🐾 Perpipaan Untuk Industri Bahan Migas

KualitasPerlengkapan Pipa telah disediakan oleh grosir kami untuk kebutuhan perpipaan yang berbeda. Dengan pilihan kapal fitting kami, ini dapat memenuhi semua kompatibilitas bahan dan perlengkapan yang dibutuhkan.
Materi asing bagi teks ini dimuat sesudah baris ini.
+      for (auto& x : ts) { o.push_back((uint32_t)x.size()); o.insert(o.end(), x.begin(), x.end()); }
+    }
+    Hash128 h; for (uint32_t w : o) h.u(w); h.finish(); r.h = test_hash_bits(h.a ^ h.b);
+    return r;
+  }
+  void intern_spec(const Pod& p) {
+    ids.id(p.ns); for (auto& kv : p.labels) { ids.id(kv.first); ids.id(kv.second); }
+    if (!p.spread.empty()) {
+      for (auto& kv : p.node_selector) ids.id(ksp::normalize_key(kv.first));
+      for (auto& t : p.required_affinity) for (auto& e : t) ids.id(ksp::normalize_key(e.key));
+    }
+    auto selector = [&](const ksp::Selector& sl) { if (sl.nil) return; for (auto& kv : sl.match_labels) { ids.id(kv.first); ids.id(kv.second); } for (auto& e : sl.match_exprs) { ids.id(e.key); for (auto& v : e.values) ids.id(v); } };
+    auto term = [&](const ksp::AffinityTerm& t) { ids.id(t.topology_key); for (auto& n : t.namespaces) ids.id(n); selector(t.selector); };
+    for (auto& cs : p.spread) { ids.id(cs.key); selector(cs.selector); }
+    for (auto& t : p.affinity_required) term(t);
+    for (auto& w : p.affinity_preferred) term(w.term);
+    for (auto& t : p.anti_required) term(t);
+    for (auto& w : p.anti_preferred) term(w.term);
+  }
+  struct GroupEnt { int g; std::vector<uint32_t> idf; };
+  std::vector<GroupEnt> group_ents; HashIndex group_index;
+  int group_for(const GroupRef& r, bool active_now) {
+    int gi;
+    const int32_t e = group_index.find(r.h, [&](int32_t i) { return group_ents[i].idf == r.idf; });
+    if (e >= 0) gi = group_ents[e].g;
+    else {
+      const std::string id = group_id(r.type, *r.key, r.nss, *r.sel, r.max_skew, r.f);
+      auto& index = r.inverse ? inverse_by_id : topo_by_id; auto it = index.find(id);
+      const bool fresh = it == index.end();
+      if (fresh) {
+        auto g = std::make_unique<Group>(); g->type = r.type; g->key = *r.key; g->namespaces = r.nss; g->selector = *r.sel; g->max_skew = r.max_skew; g->filter = r.f; g->inverse = r.inverse; g->active = active_now;
+        g->filter_sig = r.fsig;
+        const auto& doms = base ? base->domains : domains;
+        auto d = doms.find(*r.key); if (d != doms.end()) for (auto& v : d->second) g->counts[v] = 0;
+        if (!r.inverse) count_domains(*g);
+        gi = (int)groups.size(); groups.push_back(std::move(g)); index[id] = gi;
+      } else gi = it->second;
+      group_index.add(r.h, (int32_t)group_ents.size()); group_ents.push_back({gi, r.idf});
+      if (fresh) return gi;
+    }
+    Group& g = *groups[gi];
+    if (!g.active && !active_now && g.filter_sig != r.fsig) throw Unsupported("late-created topology group whose node filter depends on which pod relaxes first");
+    if (g.filter_sig != r.fsig) shared_filter_differs = true;
+    return gi;
+  }
   int get_group(bool inverse, int type, const std::string& key, const std::set<std::string>& nss, const ksp::Selector& sel, int32_t max_skew, const Pod& owner, bool active_now) {
-    Filter f; if (type == 0) f = MakeTopologyNodeFilter(owner);
-    const std::string id = group_id(type, key, nss, sel, max_skew, f);
-    auto& index = inverse ? inverse_by_id : topo_by_id;
-    auto it = index.find(id);
-    if (it != index.end()) {
-      Group& g = *groups[it->second];
-      if (!g.active && !active_now && g.filter_sig != filter_content(f)) throw Unsupported("late-created topology group whose node filter depends on which pod relaxes first");
-      if (g.filter_sig != filter_content(f)) shared_filter_differs = true;
-      return it->second;
-    }
-    auto g = std::make_unique<Group>(); g->type = type; g->key = key; g->namespaces = nss; g->selector = sel; g->max_skew = max_skew; g->filter = f; g->inverse = inverse; g->active = active_now;
-    g->filter_sig = filter_content(f);
-    const auto& doms = base ? base->domains : domains;
-    auto d = doms.find(key); if (d != doms.end()) for (auto& v : d->second) g->counts[v] = 0;
-    if (!inverse) count_domains(*g);
-    int idx = (int)groups.size(); groups.push_back(std::move(g)); index[id] = idx; return idx;
+    return group_for(make_ref(inverse, type, key, nss, sel, max_skew, owner), active_now);
   }
   static std::set<std::string> ns_list(const std::string& ns, const std::vector<std::string>& l) { if (l.empty()) return {ns}; return std::set<std::string>(l.begin(), l.end()); }
 
   struct SpecGroups { std::vector<int> own, iown; };
-  SpecGroups groups_of(const Pod& p, bool active_now) {
+  std::vector<GroupRef> group_refs(const Pod& p) {
+    std::vector<GroupRef> rs;
+    for (auto& t : p.anti_required) { rs.push_back(make_ref(true, 2, t.topology_key, ns_list(p.ns, t.namespaces), t.selector, INT32_MAX, p)); rs.back().always_active = true; }
+    for (auto& cs : p.spread) rs.push_back(make_ref(false, 0, cs.key, {p.ns}, cs.selector, cs.max_skew, p));
+    for (auto& t : p.affinity_required) rs.push_back(make_ref(false, 1, t.topology_key, ns_list(p.ns, t.namespaces), t.selector, INT32_MAX, p));
+    for (auto& w : p.affinity_preferred) rs.push_back(make_ref(false, 1, w.term.topology_key, ns_list(p.ns, w.term.namespaces), w.term.selector, INT32_MAX, p));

 Berita Bisnis Selasa, 15 September 2020 - 2054 WIB VIVA – Keberhasilan PT Perusahaan Gas Negara Tbk memangkas biaya proyek pipa migas Rokan hingga US$150 juta atau sekitar Rp2,1 triliun menjadi momentum dalam meningkatkan efisiensi pada proyek infrastruktur migas. Langkah ini dinilai bisa diikuti oleh proyek lainnya di Juga ADB Proyeksi Ekonomi RI Cuma Tumbuh 1 Persen pada 2020 Analis Finvesol Consulting Indonesia, Fendi Susiyanto, mengatakan kemampuan dari PGN melakukan pemangkasan biaya pembangunan infrastruktur pipa migas ke Blok Rokan tersebut adalah prestasi yang luar biasa dan dapat memperkuat bisnis perseroan."Selama ini kita belum pernah mendengar pembangunan infrastruktur pipa migas bisa dihemat hingga sebesar itu,” ujar Fendi kepada media di Jakarta, Selasa, 15 September Direktur Utama PGN Suko Hartono mengungkapan, biaya pembangunan proyek pipa minyak ke Blok Rokan berhasil dipangkas dari US$450 juta menjadi US$300 juta. Efisiensi diperoleh dari optimasi tahapan penetapan Final Investment Decision FID dan proses procurement."Hal ini merupakan upaya bersama dewan pengawas dan manajemen PGN dalam mengawal proyek pipanisasi minyak Rokan Hulu dapat berjalan efektif dan efisien di tengah tantangan ekonomi global dan pandemi," jelas Suko dalam keterangan resminya, Senin, 14 September itu, pada Rabu, 9 September 2020 lalu, PT Pertagas, anak usaha PGN, telah memulai pembangunan pipa minyak sepanjang kurang lebih 360 kilometer dengan diameter 4-24 inch. Proyek yang ditargetkan rampung pada 2021 melalui lima kabupaten di Provinsi Riau Halaman Selanjutnya First welding atau pengelasan perdana telah dilakukan di Kelurahan Kandis Kota, Kandis, Kabupaten Siak. Upaya itu diketahui mengawali alih kelola blok Rokan yang direncanakan berlangsung pada 2021. Pemilihanbahan : Pemilihan bahan perpipaan haruslah disesuaikan dengan pembuatan teknik perpipaan dan hal ini dapat dilihat pada ASTM serta ANSI dalam pembagian sebagai berikut 1. Perpipaan untuk pembangkit tenaga 2. Perpipaan untuk industri bahan migas 3. Perpipaan untuk penyulingan minyak mentah 4. Perpipaan untuk pengangkutan minyak 5.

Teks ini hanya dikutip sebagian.